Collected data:
◇ ◇ ◇ ◇

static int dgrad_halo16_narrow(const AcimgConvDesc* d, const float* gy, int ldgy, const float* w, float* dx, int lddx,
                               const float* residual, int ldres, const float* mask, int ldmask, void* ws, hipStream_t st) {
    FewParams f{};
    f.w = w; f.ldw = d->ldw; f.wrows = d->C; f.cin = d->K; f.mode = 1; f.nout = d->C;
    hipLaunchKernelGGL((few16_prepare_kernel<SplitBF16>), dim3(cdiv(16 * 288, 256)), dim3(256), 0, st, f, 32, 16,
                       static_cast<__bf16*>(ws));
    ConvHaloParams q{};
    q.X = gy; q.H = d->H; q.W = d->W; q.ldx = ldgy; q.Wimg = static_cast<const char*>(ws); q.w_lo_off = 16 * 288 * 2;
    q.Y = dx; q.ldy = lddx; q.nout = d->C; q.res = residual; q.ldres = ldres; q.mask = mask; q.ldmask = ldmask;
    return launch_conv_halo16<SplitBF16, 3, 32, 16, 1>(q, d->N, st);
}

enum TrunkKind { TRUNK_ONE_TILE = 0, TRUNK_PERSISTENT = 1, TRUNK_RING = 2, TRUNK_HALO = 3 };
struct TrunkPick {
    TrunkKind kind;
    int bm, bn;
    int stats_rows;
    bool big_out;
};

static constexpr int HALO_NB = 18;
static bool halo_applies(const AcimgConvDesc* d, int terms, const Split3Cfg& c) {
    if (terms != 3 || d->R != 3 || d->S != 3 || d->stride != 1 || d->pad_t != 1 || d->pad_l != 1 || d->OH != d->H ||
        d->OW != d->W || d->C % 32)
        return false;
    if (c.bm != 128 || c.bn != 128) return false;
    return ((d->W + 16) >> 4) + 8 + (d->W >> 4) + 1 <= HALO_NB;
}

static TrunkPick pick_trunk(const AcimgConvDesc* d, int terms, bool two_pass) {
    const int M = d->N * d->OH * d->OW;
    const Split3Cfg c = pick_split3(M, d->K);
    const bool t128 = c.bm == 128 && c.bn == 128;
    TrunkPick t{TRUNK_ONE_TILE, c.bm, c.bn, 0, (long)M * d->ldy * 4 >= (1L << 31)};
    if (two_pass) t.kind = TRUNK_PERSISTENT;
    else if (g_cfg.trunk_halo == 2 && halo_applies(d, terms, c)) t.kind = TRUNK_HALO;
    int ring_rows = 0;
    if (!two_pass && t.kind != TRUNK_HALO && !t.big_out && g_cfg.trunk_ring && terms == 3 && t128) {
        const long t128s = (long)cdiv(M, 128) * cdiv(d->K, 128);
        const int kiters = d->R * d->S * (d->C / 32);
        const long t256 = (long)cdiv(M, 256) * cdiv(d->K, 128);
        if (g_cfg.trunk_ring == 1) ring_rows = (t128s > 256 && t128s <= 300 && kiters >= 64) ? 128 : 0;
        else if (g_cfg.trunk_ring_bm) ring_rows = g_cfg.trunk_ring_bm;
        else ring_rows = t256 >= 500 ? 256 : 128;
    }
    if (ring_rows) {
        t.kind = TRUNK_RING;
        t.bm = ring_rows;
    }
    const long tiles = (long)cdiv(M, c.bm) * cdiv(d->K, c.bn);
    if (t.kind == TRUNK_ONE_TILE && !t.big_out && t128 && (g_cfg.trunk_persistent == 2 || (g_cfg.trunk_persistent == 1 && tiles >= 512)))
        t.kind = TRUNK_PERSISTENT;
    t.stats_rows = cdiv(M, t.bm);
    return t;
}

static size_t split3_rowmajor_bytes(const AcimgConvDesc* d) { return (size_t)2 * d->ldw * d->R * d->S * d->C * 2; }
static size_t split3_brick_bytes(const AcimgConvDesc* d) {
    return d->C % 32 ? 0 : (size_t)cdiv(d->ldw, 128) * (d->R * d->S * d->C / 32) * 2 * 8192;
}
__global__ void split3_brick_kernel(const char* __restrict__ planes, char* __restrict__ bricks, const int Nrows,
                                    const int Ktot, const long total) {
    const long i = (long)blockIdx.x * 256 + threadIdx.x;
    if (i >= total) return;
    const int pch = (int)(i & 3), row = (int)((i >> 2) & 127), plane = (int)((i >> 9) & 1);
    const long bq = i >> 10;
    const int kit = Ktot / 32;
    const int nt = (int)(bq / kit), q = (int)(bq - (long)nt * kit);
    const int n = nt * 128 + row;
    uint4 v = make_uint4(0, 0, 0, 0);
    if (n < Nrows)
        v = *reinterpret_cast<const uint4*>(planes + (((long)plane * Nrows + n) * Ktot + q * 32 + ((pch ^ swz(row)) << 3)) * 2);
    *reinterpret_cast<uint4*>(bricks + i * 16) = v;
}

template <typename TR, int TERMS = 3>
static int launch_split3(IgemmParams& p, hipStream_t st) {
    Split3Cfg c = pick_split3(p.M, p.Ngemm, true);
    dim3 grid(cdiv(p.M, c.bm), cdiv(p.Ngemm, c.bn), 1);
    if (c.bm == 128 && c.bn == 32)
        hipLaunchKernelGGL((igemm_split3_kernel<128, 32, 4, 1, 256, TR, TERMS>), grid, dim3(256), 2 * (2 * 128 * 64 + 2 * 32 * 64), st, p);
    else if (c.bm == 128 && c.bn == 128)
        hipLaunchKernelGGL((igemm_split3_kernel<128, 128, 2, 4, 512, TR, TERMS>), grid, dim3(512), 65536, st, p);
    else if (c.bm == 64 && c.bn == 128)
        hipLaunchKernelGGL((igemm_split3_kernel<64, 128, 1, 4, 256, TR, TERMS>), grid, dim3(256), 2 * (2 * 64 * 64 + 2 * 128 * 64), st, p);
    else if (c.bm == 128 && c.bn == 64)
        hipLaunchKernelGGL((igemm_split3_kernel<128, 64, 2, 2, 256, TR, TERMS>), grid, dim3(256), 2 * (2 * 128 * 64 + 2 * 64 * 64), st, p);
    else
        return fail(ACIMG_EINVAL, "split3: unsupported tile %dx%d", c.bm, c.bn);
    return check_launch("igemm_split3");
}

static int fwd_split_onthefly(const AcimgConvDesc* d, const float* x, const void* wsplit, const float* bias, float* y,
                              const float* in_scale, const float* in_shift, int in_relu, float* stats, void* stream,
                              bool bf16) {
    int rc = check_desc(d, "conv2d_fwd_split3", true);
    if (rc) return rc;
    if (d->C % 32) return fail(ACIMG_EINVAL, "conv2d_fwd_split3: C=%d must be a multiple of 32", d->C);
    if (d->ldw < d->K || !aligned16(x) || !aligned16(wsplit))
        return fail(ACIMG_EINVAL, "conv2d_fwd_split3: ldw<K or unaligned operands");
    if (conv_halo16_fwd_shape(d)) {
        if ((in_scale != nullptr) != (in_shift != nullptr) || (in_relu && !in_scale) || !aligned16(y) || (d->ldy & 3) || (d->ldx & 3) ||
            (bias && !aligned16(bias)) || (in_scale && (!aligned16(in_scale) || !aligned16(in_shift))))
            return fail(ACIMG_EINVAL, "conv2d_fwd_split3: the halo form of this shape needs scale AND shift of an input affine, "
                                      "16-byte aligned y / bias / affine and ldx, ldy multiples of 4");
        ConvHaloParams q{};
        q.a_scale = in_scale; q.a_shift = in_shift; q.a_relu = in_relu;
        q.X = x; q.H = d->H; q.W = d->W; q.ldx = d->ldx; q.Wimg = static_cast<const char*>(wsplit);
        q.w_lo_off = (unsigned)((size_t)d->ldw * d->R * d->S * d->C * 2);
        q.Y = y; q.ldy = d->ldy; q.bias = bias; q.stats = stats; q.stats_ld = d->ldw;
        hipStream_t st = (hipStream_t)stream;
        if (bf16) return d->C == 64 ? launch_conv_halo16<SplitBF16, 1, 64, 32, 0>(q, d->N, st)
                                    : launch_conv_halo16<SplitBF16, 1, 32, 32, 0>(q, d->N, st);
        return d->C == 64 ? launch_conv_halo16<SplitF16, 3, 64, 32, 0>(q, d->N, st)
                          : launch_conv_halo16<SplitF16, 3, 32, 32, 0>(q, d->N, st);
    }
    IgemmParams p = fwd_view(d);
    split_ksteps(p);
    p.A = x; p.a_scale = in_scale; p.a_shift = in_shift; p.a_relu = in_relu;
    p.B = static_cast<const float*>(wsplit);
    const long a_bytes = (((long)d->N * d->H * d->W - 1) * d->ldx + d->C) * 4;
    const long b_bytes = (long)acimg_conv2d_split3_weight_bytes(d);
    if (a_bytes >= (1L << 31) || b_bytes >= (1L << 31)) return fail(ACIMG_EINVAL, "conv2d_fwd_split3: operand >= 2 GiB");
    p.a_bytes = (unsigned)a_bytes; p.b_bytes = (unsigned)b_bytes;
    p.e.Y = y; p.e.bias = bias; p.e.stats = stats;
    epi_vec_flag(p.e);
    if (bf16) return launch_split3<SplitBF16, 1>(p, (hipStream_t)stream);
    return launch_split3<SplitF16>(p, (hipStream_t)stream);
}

◇ ◇ ◇ ◇

**PROBLEM STATEMENT**
Where the data above reaches the line holding "128 * 64), st, p);", begin printing, and stop after the line holding "q.X = x; q.H". Each line must be reproduced exactly, with nothing else added.

**REPLY**
        hipLaunchKernelGGL((igemm_split3_kernel<64, 128, 1, 4, 256, TR, TERMS>), grid, dim3(256), 2 * (2 * 64 * 64 + 2 * 128 * 64), st, p);
    else if (c.bm == 128 && c.bn == 64)
        hipLaunchKernelGGL((igemm_split3_kernel<128, 64, 2, 2, 256, TR, TERMS>), grid, dim3(256), 2 * (2 * 128 * 64 + 2 * 64 * 64), st, p);
    else
        return fail(ACIMG_EINVAL, "split3: unsupported tile %dx%d", c.bm, c.bn);
    return check_launch("igemm_split3");
}

static int fwd_split_onthefly(const AcimgConvDesc* d, const float* x, const void* wsplit, const float* bias, float* y,
                              const float* in_scale, const float* in_shift, int in_relu, float* stats, void* stream,
                              bool bf16) {
    int rc = check_desc(d, "conv2d_fwd_split3", true);
    if (rc) return rc;
    if (d->C % 32) return fail(ACIMG_EINVAL, "conv2d_fwd_split3: C=%d must be a multiple of 32", d->C);
    if (d->ldw < d->K || !aligned16(x) || !aligned16(wsplit))
        return fail(ACIMG_EINVAL, "conv2d_fwd_split3: ldw<K or unaligned operands");
    if (conv_halo16_fwd_shape(d)) {
        if ((in_scale != nullptr) != (in_shift != nullptr) || (in_relu && !in_scale) || !aligned16(y) || (d->ldy & 3) || (d->ldx & 3) ||
            (bias && !aligned16(bias)) || (in_scale && (!aligned16(in_scale) || !aligned16(in_shift))))
            return fail(ACIMG_EINVAL, "conv2d_fwd_split3: the halo form of this shape needs scale AND shift of an input affine, "
                                      "16-byte aligned y / bias / affine and ldx, ldy multiples of 4");
        ConvHaloParams q{};
        q.a_scale = in_scale; q.a_shift = in_shift; q.a_relu = in_relu;
        q.X = x; q.H = d->H; q.W = d->W; q.ldx = d->ldx; q.Wimg = static_cast<const char*>(wsplit);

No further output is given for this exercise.